*Records excerpted from a collection*.
__device__ __forceinline__ uint64_t uni_u64(uint64_t v)
{
    const unsigned lo = __builtin_amdgcn_readfirstlane((int)v), hi = __builtin_amdgcn_readfirstlane((int)(v >> 32));
    return ((uint64_t)hi << 32) | lo;
}

struct R1Acc {
    int K, kmin, kmax;
    short2v pmin, pmax;
};
__device__ __forceinline__ R1Acc r1_acc_init()
{
    R1Acc a;
    a.K = 0;
    a.kmin = 0x7fffffff;
    a.kmax = -0x7fffffff - 1;
    a.pmin = (short2v){32767, 32767};
    a.pmax = (short2v){-32768, -32768};
    return a;
}
__device__ __forceinline__ void r1_interior(const short8 *q, int w, R1Acc &a, int *wS1, unsigned long long *wS2)
{
    int s1 = 0;
    unsigned long long s2 = 0;
    const short2v ones = {1, 1};
#pragma unroll
    for (int k = 0; k < 4; k++)
#pragma unroll
        for (int h = 0; h < 4; h += 2) {
            const short2v d0 = half_pair(q[k], h), d1 = half_pair(q[k], h + 1);
            a.pmin = __builtin_elementwise_min(a.pmin, d0);
            a.pmax = __builtin_elementwise_max(a.pmax, d0);
            a.pmin = __builtin_elementwise_min(a.pmin, d1);
            a.pmax = __builtin_elementwise_max(a.pmax, d1);
            s1 = __builtin_amdgcn_sdot2(d0, ones, s1, false);
            s1 = __builtin_amdgcn_sdot2(d1, ones, s1, false);
            s2 += (unsigned)sq2acc(d1, sq2(d0));
        }
    wS1[w] = s1;
    wS2[w] = s2;
    a.K += s1;
}
__device__ __forceinline__ void r1_redo_s2(const short8 *q, int w, unsigned long long *wS2)
{
    unsigned long long s2 = 0;
#pragma unroll
    for (int k = 0; k < 4; k++)
#pragma unroll
        for (int h = 0; h < 4; h++) s2 += (unsigned)sq2(half_pair(q[k], h));
    wS2[w] = s2;
}
__device__ __forceinline__ int r1_edge_issue(const ExtractParams &p, const ClipRef &cur, int lane)
{
    const int w = lane < 32 ? 0 : cur.nword - 1, u = 32 * w + (lane & 31);
    const bool valid = (lane < 32 || cur.nword > 1) && u >= cur.lead && u < cur.lead + cur.n;
    const int x = (short)__builtin_amdgcn_raw_buffer_load_b16(clip_rsrc(p, cur), valid ? 2 * u : 0x40000000, 0, 0);
    return valid ? x : 0x7fffffff;
}
__device__ __forceinline__ void r1_edges(int xv, int nword, int lane, R1Acc &a, int *wS1, unsigned long long *wS2)
{
    const bool valid = xv != 0x7fffffff;
    const int x = valid ? xv : 0;
    if (valid) {
        a.kmin = min(a.kmin, x);
        a.kmax = max(a.kmax, x);
    }
    a.K += x;
    const int w = lane < 32 ? 0 : nword - 1;
    if ((lane & 31) == 0 && (lane == 0 || nword > 1)) {
        int z1 = 0;
        unsigned long long z2 = 0;
        asm volatile("" : "+v"(z1), "+v"(z2));
        wS1[w] = z1;
        wS2[w] = z2;
    }
    if (valid) {
        __hip_atomic_fetch_add(wS1 + w, x, __ATOMIC_RELAXED, __HIP_MEMORY_SCOPE_WORKGROUP);
        __hip_atomic_fetch_add(wS2 + w, (unsigned long long)(unsigned)(x * x), __ATOMIC_RELAXED,
                               __HIP_MEMORY_SCOPE_WORKGROUP);
    }
}
__device__ __forceinline__ void r1_reduce_rows(const R1Acc &a, const Ctx &c, int wid, int lane)
{
    const int kmn = min(a.kmin, min((int)a.pmin.x, (int)a.pmin.y));
    const int kmx = max(a.kmax, max((int)a.pmax.x, (int)a.pmax.y));
    const int ks = dpp_row_reduce(a.K, OpAdd()), rmn = dpp_row_reduce(kmn, OpMin()), rmx = dpp_row_reduce(kmx, OpMax());
    if ((lane & 15) == 0) {
        int *rk = reinterpret_cast<int *>(c.vE);
        const int slot = 4 * wid + (lane >> 4);
        rk[slot] = ks;
        rk[32 + slot] = rmn;
        rk[64 + slot] = rmx;
    }
}
__device__ __forceinline__ uint32_t neg_byte255(const short8 &val, short2v tt, uint32_t acc)
{
    unsigned a[4];
#pragma unroll
    for (int h = 0; h < 4; h++) a[h] = __builtin_bit_cast(unsigned, __builtin_elementwise_sub_sat(half_pair(val, h), tt));
    const unsigned s03 = __builtin_amdgcn_perm(a[1], a[0], 0x0B0A0908u);
    const unsigned s47 = __builtin_amdgcn_perm(a[3], a[2], 0x0B0A0908u);
    return __builtin_amdgcn_udot4(s47, 0x80402010u, __builtin_amdgcn_udot4(s03, 0x08040201u, acc, false), false);
}
__device__ __forceinline__ uint32_t pos_word(const short8 *q, int w, int nword, int lead, int n, int tpos)
{
    const bool tbig = tpos > 32767;
    const short2v tt = {(short)(tbig ? 32767 : tpos), (short)(tbig ? 32767 : tpos)};
    const uint32_t x0 = neg_byte255(q[0], tt, 255u), x1 = neg_byte255(q[1], tt, 0u), x2 = neg_byte255(q[2], tt, 0u),
                   x3 = neg_byte255(q[3], tt, 0u);
    uint32_t P = tbig ? 0u : ((((x3 << 8) + x2) << 8) + x1 << 8) + x0;
    P = tbig ? 0u : P * 0x01010101u;
    if (w == 0 || w == nword - 1) {
        const int lo_ = min(max(lead - 32 * w, 0), 32), hi_ = min(max(lead + n - 32 * w, 0), 32);
        const uint32_t mhi = hi_ >= 32 ? ~0u : ((1u << hi_) - 1u);
        const uint32_t mlo = lo_ >= 32 ? 0u : ~((1u << lo_) - 1u);
        P &= mhi & mlo;
    }
    return P;
}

*Required work*. Give back each record exactly, from the first line through the last.

*Response to the exercise*.
__device__ __forceinline__ uint64_t uni_u64(uint64_t v)
{
    const unsigned lo = __builtin_amdgcn_readfirstlane((int)v), hi = __builtin_amdgcn_readfirstlane((int)(v >> 32));
    return ((uint64_t)hi << 32) | lo;
}

struct R1Acc {
    int K, kmin, kmax;
    short2v pmin, pmax;
};
__device__ __forceinline__ R1Acc r1_acc_init()
{
    R1Acc a;
    a.K = 0;
    a.kmin = 0x7fffffff;
    a.kmax = -0x7fffffff - 1;
    a.pmin = (short2v){32767, 32767};
    a.pmax = (short2v){-32768, -32768};
    return a;
}
__device__ __forceinline__ void r1_interior(const short8 *q, int w, R1Acc &a, int *wS1, unsigned long long *wS2)
{
    int s1 = 0;
    unsigned long long s2 = 0;
    const short2v ones = {1, 1};
#pragma unroll
    for (int k = 0; k < 4; k++)
#pragma unroll
        for (int h = 0; h < 4; h += 2) {
            const short2v d0 = half_pair(q[k], h), d1 = half_pair(q[k], h + 1);
            a.pmin = __builtin_elementwise_min(a.pmin, d0);
            a.pmax = __builtin_elementwise_max(a.pmax, d0);
            a.pmin = __builtin_elementwise_min(a.pmin, d1);
            a.pmax = __builtin_elementwise_max(a.pmax, d1);
            s1 = __builtin_amdgcn_sdot2(d0, ones, s1, false);
            s1 = __builtin_amdgcn_sdot2(d1, ones, s1, false);
            s2 += (unsigned)sq2acc(d1, sq2(d0));
        }
    wS1[w] = s1;
    wS2[w] = s2;
    a.K += s1;
}
__device__ __forceinline__ void r1_redo_s2(const short8 *q, int w, unsigned long long *wS2)
{
    unsigned long long s2 = 0;
#pragma unroll
    for (int k = 0; k < 4; k++)
#pragma unroll
        for (int h = 0; h < 4; h++) s2 += (unsigned)sq2(half_pair(q[k], h));
    wS2[w] = s2;
}
__device__ __forceinline__ int r1_edge_issue(const ExtractParams &p, const ClipRef &cur, int lane)
{
    const int w = lane < 32 ? 0 : cur.nword - 1, u = 32 * w + (lane & 31);
    const bool valid = (lane < 32 || cur.nword > 1) && u >= cur.lead && u < cur.lead + cur.n;
    const int x = (short)__builtin_amdgcn_raw_buffer_load_b16(clip_rsrc(p, cur), valid ? 2 * u : 0x40000000, 0, 0);
    return valid ? x : 0x7fffffff;
}
__device__ __forceinline__ void r1_edges(int xv, int nword, int lane, R1Acc &a, int *wS1, unsigned long long *wS2)
{
    const bool valid = xv != 0x7fffffff;
    const int x = valid ? xv : 0;
    if (valid) {
        a.kmin = min(a.kmin, x);
        a.kmax = max(a.kmax, x);
    }
    a.K += x;
    const int w = lane < 32 ? 0 : nword - 1;
    if ((lane & 31) == 0 && (lane == 0 || nword > 1)) {
        int z1 = 0;
        unsigned long long z2 = 0;
        asm volatile("" : "+v"(z1), "+v"(z2));
        wS1[w] = z1;
        wS2[w] = z2;
    }
    if (valid) {
        __hip_atomic_fetch_add(wS1 + w, x, __ATOMIC_RELAXED, __HIP_MEMORY_SCOPE_WORKGROUP);
        __hip_atomic_fetch_add(wS2 + w, (unsigned long long)(unsigned)(x * x), __ATOMIC_RELAXED,
                               __HIP_MEMORY_SCOPE_WORKGROUP);
    }
}
__device__ __forceinline__ void r1_reduce_rows(const R1Acc &a, const Ctx &c, int wid, int lane)
{
    const int kmn = min(a.kmin, min((int)a.pmin.x, (int)a.pmin.y));
    const int kmx = max(a.kmax, max((int)a.pmax.x, (int)a.pmax.y));
    const int ks = dpp_row_reduce(a.K, OpAdd()), rmn = dpp_row_reduce(kmn, OpMin()), rmx = dpp_row_reduce(kmx, OpMax());
    if ((lane & 15) == 0) {
        int *rk = reinterpret_cast<int *>(c.vE);
        const int slot = 4 * wid + (lane >> 4);
        rk[slot] = ks;
        rk[32 + slot] = rmn;
        rk[64 + slot] = rmx;
    }
}
__device__ __forceinline__ uint32_t neg_byte255(const short8 &val, short2v tt, uint32_t acc)
{
    unsigned a[4];
#pragma unroll
    for (int h = 0; h < 4; h++) a[h] = __builtin_bit_cast(unsigned, __builtin_elementwise_sub_sat(half_pair(val, h), tt));
    const unsigned s03 = __builtin_amdgcn_perm(a[1], a[0], 0x0B0A0908u);
    const unsigned s47 = __builtin_amdgcn_perm(a[3], a[2], 0x0B0A0908u);
    return __builtin_amdgcn_udot4(s47, 0x80402010u, __builtin_amdgcn_udot4(s03, 0x08040201u, acc, false), false);
}
__device__ __forceinline__ uint32_t pos_word(const short8 *q, int w, int nword, int lead, int n, int tpos)
{
    const bool tbig = tpos > 32767;
    const short2v tt = {(short)(tbig ? 32767 : tpos), (short)(tbig ? 32767 : tpos)};
    const uint32_t x0 = neg_byte255(q[0], tt, 255u), x1 = neg_byte255(q[1], tt, 0u), x2 = neg_byte255(q[2], tt, 0u),
                   x3 = neg_byte255(q[3], tt, 0u);
    uint32_t P = tbig ? 0u : ((((x3 << 8) + x2) << 8) + x1 << 8) + x0;
    P = tbig ? 0u : P * 0x01010101u;
    if (w == 0 || w == nword - 1) {
        const int lo_ = min(max(lead - 32 * w, 0), 32), hi_ = min(max(lead + n - 32 * w, 0), 32);
        const uint32_t mhi = hi_ >= 32 ? ~0u : ((1u << hi_) - 1u);
        const uint32_t mlo = lo_ >= 32 ? 0u : ~((1u << lo_) - 1u);
        P &= mhi & mlo;
    }
    return P;
}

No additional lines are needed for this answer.